WHAT YOU NEED TO DO -
Collect all lines below with the string "hipMemcpyDeviceToHost".

Stored data entries -
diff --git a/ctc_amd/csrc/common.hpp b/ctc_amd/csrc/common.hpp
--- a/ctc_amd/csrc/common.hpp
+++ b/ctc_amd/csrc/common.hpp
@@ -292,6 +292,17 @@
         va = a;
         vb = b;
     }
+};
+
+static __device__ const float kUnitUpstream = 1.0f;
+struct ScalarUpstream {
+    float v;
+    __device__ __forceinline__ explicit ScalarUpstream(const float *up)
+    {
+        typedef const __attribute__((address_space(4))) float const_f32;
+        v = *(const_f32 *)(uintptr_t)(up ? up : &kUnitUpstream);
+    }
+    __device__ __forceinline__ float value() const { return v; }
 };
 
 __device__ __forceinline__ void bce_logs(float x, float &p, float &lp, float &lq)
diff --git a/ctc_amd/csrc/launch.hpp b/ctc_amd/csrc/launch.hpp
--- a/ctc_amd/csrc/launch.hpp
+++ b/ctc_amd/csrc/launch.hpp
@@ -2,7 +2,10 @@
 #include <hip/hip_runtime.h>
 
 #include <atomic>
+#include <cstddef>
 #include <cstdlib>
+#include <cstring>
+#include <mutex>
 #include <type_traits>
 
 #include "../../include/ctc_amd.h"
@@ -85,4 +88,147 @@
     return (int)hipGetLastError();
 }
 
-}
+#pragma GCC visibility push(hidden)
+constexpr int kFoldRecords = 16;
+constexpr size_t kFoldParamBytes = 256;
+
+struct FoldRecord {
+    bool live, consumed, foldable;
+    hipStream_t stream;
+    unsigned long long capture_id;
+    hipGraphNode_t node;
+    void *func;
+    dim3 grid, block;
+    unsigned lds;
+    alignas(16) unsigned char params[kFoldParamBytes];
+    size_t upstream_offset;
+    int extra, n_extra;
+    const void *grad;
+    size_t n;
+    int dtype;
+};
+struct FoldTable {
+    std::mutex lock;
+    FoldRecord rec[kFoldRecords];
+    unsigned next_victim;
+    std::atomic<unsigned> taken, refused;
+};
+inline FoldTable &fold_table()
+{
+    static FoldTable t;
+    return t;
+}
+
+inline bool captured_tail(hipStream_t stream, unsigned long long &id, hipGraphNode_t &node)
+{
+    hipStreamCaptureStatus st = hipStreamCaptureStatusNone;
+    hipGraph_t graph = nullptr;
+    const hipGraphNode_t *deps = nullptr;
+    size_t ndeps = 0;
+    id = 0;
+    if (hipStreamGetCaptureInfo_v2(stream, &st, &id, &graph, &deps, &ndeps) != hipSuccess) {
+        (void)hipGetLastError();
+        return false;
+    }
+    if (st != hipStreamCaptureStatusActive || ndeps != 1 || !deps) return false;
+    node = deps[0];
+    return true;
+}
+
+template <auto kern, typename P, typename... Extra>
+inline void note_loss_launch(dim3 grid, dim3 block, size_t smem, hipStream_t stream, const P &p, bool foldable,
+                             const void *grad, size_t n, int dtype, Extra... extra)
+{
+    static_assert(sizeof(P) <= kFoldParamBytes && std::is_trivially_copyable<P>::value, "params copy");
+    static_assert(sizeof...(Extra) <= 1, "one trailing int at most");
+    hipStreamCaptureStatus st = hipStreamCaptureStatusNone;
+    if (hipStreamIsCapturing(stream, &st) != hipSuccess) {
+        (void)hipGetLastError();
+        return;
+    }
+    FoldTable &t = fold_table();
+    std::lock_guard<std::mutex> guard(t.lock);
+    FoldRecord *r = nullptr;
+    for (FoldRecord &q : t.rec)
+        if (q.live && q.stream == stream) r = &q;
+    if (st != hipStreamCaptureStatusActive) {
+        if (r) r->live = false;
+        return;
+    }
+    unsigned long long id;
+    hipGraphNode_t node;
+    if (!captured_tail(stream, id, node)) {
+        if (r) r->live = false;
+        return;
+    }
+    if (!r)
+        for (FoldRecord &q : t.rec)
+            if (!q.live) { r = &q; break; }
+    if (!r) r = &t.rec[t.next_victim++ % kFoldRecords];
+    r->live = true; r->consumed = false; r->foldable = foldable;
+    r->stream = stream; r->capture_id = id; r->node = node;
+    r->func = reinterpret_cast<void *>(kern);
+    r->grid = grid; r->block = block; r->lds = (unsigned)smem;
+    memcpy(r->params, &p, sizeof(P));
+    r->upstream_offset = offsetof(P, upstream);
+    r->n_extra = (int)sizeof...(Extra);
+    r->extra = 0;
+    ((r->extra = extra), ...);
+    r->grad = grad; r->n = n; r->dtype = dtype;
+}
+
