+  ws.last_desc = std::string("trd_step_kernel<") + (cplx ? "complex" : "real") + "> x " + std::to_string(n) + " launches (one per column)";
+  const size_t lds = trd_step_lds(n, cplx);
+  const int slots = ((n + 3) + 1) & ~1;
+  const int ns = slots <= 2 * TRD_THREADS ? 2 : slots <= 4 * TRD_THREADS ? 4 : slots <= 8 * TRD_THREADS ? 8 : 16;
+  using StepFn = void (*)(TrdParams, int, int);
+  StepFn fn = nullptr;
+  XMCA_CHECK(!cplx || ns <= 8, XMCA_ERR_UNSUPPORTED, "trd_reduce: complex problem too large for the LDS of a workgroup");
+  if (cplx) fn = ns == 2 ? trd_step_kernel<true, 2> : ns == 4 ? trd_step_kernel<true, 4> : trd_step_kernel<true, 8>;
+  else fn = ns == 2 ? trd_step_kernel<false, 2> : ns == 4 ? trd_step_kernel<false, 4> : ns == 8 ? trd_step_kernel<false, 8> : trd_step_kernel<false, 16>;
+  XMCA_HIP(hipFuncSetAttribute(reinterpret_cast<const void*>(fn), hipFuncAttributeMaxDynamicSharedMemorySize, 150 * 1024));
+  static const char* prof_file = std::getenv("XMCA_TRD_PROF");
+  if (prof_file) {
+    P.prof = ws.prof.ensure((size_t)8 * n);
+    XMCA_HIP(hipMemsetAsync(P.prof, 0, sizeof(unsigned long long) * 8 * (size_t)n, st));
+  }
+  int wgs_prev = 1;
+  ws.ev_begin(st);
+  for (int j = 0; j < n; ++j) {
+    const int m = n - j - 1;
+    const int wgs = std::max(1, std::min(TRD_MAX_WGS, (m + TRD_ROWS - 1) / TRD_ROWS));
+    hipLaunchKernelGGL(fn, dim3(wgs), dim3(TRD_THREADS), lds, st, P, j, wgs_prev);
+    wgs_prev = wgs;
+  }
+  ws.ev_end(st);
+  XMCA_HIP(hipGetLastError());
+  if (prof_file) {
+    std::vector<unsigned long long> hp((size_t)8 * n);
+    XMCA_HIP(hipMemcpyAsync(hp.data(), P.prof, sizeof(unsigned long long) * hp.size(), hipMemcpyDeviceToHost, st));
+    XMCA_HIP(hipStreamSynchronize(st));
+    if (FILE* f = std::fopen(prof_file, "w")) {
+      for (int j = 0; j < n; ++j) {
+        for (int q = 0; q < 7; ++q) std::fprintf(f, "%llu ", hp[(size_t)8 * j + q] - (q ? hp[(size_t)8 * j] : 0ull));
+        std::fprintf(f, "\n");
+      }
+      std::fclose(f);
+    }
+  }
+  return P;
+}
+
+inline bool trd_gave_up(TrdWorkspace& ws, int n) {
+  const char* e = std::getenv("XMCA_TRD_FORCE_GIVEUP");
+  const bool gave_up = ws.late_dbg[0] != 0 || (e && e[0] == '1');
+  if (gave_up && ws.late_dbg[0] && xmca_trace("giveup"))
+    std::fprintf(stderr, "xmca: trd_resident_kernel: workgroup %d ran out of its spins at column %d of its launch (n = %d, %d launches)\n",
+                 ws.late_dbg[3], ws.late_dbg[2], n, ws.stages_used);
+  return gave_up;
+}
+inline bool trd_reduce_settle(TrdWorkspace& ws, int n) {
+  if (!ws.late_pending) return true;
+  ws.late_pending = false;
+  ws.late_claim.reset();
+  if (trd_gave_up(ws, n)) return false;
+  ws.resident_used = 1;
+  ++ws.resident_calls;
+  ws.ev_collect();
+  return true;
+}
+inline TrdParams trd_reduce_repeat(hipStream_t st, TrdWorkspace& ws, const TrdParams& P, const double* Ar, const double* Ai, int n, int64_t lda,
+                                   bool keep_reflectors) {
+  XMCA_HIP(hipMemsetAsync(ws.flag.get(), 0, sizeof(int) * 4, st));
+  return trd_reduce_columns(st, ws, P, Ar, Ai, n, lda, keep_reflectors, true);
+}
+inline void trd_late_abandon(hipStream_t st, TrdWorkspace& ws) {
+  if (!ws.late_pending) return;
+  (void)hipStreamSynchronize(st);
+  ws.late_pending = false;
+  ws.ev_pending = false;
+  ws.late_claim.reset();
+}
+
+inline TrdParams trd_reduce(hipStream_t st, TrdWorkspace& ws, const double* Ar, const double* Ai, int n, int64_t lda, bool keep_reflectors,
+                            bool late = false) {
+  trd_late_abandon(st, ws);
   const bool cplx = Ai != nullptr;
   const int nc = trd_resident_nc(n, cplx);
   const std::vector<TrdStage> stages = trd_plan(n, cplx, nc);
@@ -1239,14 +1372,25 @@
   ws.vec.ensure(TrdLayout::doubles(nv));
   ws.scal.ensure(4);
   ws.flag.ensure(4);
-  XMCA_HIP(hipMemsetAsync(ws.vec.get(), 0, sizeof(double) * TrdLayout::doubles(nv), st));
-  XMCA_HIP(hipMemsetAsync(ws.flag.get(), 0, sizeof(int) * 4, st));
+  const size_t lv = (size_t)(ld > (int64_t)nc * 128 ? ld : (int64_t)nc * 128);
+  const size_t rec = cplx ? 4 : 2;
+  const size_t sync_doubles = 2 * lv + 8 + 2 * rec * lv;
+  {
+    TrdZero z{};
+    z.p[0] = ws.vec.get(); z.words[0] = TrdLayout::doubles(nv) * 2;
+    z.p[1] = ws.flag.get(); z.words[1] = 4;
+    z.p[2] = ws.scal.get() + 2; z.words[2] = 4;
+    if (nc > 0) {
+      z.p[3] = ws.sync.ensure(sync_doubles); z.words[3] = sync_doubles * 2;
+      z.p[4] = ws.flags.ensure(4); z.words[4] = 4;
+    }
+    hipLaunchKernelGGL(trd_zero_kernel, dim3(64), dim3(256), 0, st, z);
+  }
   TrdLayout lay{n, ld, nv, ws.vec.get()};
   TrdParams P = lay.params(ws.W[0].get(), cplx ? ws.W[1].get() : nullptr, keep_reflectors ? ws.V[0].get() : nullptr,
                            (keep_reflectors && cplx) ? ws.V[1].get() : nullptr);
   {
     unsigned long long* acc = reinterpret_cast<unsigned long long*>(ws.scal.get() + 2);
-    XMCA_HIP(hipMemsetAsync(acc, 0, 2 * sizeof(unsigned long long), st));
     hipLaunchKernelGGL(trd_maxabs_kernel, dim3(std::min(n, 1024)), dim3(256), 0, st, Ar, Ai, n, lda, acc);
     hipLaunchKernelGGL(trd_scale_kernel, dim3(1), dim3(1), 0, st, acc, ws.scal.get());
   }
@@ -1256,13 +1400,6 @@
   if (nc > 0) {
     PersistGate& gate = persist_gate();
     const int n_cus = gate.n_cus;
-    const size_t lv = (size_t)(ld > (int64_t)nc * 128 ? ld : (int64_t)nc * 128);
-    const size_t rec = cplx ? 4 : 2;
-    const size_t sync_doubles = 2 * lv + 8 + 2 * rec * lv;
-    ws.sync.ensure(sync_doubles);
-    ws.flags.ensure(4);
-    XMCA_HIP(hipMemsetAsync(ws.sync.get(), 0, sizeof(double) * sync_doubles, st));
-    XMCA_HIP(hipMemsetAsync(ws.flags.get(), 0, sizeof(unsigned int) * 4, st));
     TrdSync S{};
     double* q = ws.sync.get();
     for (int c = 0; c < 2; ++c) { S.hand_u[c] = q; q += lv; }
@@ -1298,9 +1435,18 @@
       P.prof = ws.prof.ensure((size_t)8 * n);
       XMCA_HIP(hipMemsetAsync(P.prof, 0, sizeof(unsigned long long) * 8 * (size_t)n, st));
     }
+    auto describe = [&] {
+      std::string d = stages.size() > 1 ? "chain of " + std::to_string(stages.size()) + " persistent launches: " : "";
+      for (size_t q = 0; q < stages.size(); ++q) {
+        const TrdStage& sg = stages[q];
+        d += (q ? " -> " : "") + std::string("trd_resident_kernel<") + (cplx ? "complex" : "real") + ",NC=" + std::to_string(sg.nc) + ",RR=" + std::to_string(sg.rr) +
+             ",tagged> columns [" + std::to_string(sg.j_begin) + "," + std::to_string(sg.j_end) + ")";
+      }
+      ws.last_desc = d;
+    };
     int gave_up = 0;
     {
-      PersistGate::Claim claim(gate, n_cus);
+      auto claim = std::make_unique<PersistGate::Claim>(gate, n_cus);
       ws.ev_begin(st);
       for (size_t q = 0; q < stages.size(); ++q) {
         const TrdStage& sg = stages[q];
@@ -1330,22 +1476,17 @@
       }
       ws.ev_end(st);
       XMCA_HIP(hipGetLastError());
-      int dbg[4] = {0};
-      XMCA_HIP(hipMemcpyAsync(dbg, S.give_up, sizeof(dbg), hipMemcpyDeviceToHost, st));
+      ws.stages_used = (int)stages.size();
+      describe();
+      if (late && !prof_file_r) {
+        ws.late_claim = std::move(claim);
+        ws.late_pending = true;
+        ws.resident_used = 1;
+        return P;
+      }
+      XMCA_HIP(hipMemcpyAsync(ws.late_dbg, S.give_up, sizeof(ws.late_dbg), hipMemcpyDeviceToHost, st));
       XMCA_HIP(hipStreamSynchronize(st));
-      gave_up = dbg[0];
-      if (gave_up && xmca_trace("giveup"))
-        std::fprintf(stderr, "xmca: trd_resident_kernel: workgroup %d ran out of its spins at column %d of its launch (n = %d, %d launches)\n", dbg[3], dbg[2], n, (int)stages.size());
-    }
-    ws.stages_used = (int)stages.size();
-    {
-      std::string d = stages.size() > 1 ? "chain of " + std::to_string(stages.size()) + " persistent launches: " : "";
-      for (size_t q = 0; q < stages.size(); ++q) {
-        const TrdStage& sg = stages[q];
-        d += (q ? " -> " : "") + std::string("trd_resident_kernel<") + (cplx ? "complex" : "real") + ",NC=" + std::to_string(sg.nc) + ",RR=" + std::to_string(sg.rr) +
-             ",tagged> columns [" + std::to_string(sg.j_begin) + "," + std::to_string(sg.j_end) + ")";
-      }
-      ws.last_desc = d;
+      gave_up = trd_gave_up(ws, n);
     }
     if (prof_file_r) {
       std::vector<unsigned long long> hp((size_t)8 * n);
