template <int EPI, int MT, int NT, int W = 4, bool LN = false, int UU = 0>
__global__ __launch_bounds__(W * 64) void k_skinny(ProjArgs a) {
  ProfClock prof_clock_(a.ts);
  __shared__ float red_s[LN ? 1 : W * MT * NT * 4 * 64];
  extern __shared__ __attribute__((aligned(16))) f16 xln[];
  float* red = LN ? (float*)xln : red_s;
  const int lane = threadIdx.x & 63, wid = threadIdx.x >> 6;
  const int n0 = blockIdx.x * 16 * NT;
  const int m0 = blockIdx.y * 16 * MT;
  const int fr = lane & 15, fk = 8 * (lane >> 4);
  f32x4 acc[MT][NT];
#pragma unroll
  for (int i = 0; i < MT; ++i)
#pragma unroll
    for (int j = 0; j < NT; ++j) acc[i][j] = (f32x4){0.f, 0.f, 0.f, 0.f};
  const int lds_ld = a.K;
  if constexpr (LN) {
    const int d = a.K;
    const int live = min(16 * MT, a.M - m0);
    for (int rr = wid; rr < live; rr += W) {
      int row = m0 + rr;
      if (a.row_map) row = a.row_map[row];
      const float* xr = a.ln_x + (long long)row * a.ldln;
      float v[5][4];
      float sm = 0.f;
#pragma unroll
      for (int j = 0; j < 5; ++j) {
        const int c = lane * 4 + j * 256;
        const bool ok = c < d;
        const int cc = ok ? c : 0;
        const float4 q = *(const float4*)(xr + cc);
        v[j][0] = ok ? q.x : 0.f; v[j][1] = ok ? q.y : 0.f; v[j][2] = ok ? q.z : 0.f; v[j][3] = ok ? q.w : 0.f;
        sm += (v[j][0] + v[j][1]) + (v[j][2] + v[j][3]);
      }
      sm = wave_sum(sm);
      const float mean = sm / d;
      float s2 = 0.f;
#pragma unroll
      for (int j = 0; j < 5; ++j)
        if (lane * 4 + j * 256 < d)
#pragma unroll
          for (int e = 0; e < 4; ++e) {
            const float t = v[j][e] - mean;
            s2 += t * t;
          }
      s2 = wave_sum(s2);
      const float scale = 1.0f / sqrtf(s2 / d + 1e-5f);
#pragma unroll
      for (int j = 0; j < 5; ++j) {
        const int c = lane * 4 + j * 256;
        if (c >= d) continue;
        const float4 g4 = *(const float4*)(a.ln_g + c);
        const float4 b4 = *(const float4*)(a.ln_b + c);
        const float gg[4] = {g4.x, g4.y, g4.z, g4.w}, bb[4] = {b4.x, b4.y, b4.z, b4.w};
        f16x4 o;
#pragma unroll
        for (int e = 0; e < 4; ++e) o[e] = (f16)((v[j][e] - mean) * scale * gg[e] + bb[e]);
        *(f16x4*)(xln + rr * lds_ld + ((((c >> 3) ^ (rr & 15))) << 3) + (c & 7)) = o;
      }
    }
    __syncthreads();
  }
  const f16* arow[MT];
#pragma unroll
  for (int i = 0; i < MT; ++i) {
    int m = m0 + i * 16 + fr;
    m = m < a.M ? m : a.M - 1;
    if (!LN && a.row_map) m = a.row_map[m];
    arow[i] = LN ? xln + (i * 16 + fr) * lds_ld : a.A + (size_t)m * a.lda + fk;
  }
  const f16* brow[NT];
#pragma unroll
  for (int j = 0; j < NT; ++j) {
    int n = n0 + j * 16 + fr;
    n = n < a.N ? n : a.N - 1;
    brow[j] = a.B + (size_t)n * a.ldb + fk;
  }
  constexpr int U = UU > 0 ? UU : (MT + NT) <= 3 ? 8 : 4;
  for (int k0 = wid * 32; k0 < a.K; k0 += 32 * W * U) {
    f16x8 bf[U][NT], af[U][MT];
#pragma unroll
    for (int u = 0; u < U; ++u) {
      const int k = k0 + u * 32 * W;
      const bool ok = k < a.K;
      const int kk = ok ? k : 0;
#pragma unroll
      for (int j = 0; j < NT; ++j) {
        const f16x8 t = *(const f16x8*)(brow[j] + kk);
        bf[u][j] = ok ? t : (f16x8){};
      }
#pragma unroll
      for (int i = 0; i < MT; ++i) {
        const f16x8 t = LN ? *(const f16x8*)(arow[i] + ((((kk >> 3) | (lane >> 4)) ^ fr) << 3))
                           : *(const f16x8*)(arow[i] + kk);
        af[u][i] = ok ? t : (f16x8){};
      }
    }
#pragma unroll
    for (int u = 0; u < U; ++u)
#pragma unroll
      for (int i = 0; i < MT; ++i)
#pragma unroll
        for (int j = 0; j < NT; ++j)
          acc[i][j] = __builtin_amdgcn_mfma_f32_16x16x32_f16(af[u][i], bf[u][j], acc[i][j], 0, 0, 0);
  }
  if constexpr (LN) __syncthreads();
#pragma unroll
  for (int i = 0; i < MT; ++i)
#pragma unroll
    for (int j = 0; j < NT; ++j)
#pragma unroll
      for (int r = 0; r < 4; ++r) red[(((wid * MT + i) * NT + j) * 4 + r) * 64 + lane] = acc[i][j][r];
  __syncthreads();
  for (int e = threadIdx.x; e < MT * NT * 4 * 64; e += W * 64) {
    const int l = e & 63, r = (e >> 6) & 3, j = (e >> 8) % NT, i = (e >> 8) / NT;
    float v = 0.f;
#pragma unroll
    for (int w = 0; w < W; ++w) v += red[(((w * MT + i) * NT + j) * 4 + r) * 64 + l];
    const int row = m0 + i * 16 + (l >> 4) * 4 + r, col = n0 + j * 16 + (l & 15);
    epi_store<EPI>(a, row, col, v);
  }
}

REPLY TO THE EXERCISE -
+    XMCA_HIP(hipMemcpyAsync(hp.data(), P.prof, sizeof(unsigned long long) * hp.size(), hipMemcpyDeviceToHost, st));
-      XMCA_HIP(hipMemcpyAsync(dbg, S.give_up, sizeof(dbg), hipMemcpyDeviceToHost, st));
+      XMCA_HIP(hipMemcpyAsync(ws.late_dbg, S.give_up, sizeof(ws.late_dbg), hipMemcpyDeviceToHost, st));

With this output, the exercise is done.